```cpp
int gnx_l_dispersal_inject(gnx_state* h, int64_t B, int A, const float* d_mx, const float* d_my,
                           const float* d_theta, const float* d_dist, float* d_ox, float* d_oy,
                           int32_t* d_used) {
  const gnx_config& c = h->cfg;
  hipLaunchKernelGGL(k_dispersal_inject, dim3(gnx_grid(B, 256)), dim3(256), 0, h->stream, B, A,
                     d_mx, d_my, d_theta, d_dist, (float)h->sp.res_ratio[0],
                     (float)h->sp.res_ratio[1], (float)(c.W - 0.001), (float)(c.H - 0.001), d_ox,
                     d_oy, d_used);
  HIPCHK(hipGetLastError());
  return 0;
}
```

### geonomics_amd/csrc/gnx_tile.hip

```cpp
#include <algorithm>
#include <atomic>
#include "gnx_internal.h"
#include "gnx_rng.h"

#include "gnx_xo.h"

struct TileBox {
  float x0, y0, x1, y1;
  int r, c, R, C;
};

static TileBox tile_box(const gnx_state* h) {
  TileBox t;
  float tw = (float)h->cfg.W / h->tile_C, th = (float)h->cfg.H / h->tile_R;
  t.x0 = h->tile_c * tw;
  t.x1 = (h->tile_c + 1) * tw;
  t.y0 = h->tile_r * th;
  t.y1 = (h->tile_r + 1) * th;
  t.r = h->tile_r;
  t.c = h->tile_c;
  t.R = h->tile_R;
  t.C = h->tile_C;
  return t;
}

extern "C" int gnx_tile_set(gnx_state* h, int32_t R, int32_t C, int32_t r, int32_t c) {
  if (R < 1 || C < 1 || r < 0 || r >= R || c < 0 || c >= C || h->cfg.W % C || h->cfg.H % R) {
    gnx_set_error("gnx_tile_set: bad tile grid %dx%d (%d,%d) for a %dx%d landscape", R, C, r, c,
                  h->cfg.W, h->cfg.H);
    return 1;
  }
  h->route_geo_epoch = 0;
  h->tile_R = R;
  h->tile_C = C;
  h->tile_r = r;
  h->tile_c = c;
  h->tiled = R * C > 1;
  return 0;
}

__global__ void k_mark_out(int64_t N, const float* x, const float* y, TileBox t, int32_t* flag,
                           uint8_t* dead) {
  int64_t i = (int64_t)blockIdx.x * blockDim.x + threadIdx.x;
  if (i >= N) return;
  bool out = x[i] < t.x0 || x[i] >= t.x1 || y[i] < t.y0 || y[i] >= t.y1;
  flag[i] = out ? 1 : 0;
  dead[i] = out ? 1 : 0;
}

struct HaloSpans {
  int cx0[3], cx1[3], cy0[3], cy1[3];
  int okx[3], oky[3];
};

__global__ void k_mark_halo(int64_t N, const float* x, const float* y, const uint8_t* ghost,
                            HaloSpans sp, double inv_cs, int ncx, int ncy, int32_t* flag,
                            int32_t* mask) {
  int64_t i = (int64_t)blockIdx.x * blockDim.x + threadIdx.x;
  if (i >= N) return;
  int m = 0;
  if (!ghost[i]) {
    const int cx = min(ncx - 1, (int)((double)x[i] * inv_cs));
    const int cy = min(ncy - 1, (int)((double)y[i] * inv_cs));
    for (int dy = 0; dy < 3; ++dy)
      for (int dx = 0; dx < 3; ++dx) {
        if (dx == 1 && dy == 1) continue;
        if (sp.okx[dx] && sp.oky[dy] && cx >= sp.cx0[dx] && cx <= sp.cx1[dx] &&
            cy >= sp.cy0[dy] && cy <= sp.cy1[dy])
          m |= 1 << (dy * 3 + dx);
      }
  }
  mask[i] = m;
  flag[i] = m ? 1 : 0;
}
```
#####
• YOUR INSTRUCTIONS: The response consists of the lines above that contain "float".

• THE ANSWER:
int gnx_l_dispersal_inject(gnx_state* h, int64_t B, int A, const float* d_mx, const float* d_my,
                           const float* d_theta, const float* d_dist, float* d_ox, float* d_oy,
                     d_mx, d_my, d_theta, d_dist, (float)h->sp.res_ratio[0],
                     (float)h->sp.res_ratio[1], (float)(c.W - 0.001), (float)(c.H - 0.001), d_ox,
  float x0, y0, x1, y1;
  float tw = (float)h->cfg.W / h->tile_C, th = (float)h->cfg.H / h->tile_R;
__global__ void k_mark_out(int64_t N, const float* x, const float* y, TileBox t, int32_t* flag,
__global__ void k_mark_halo(int64_t N, const float* x, const float* y, const uint8_t* ghost,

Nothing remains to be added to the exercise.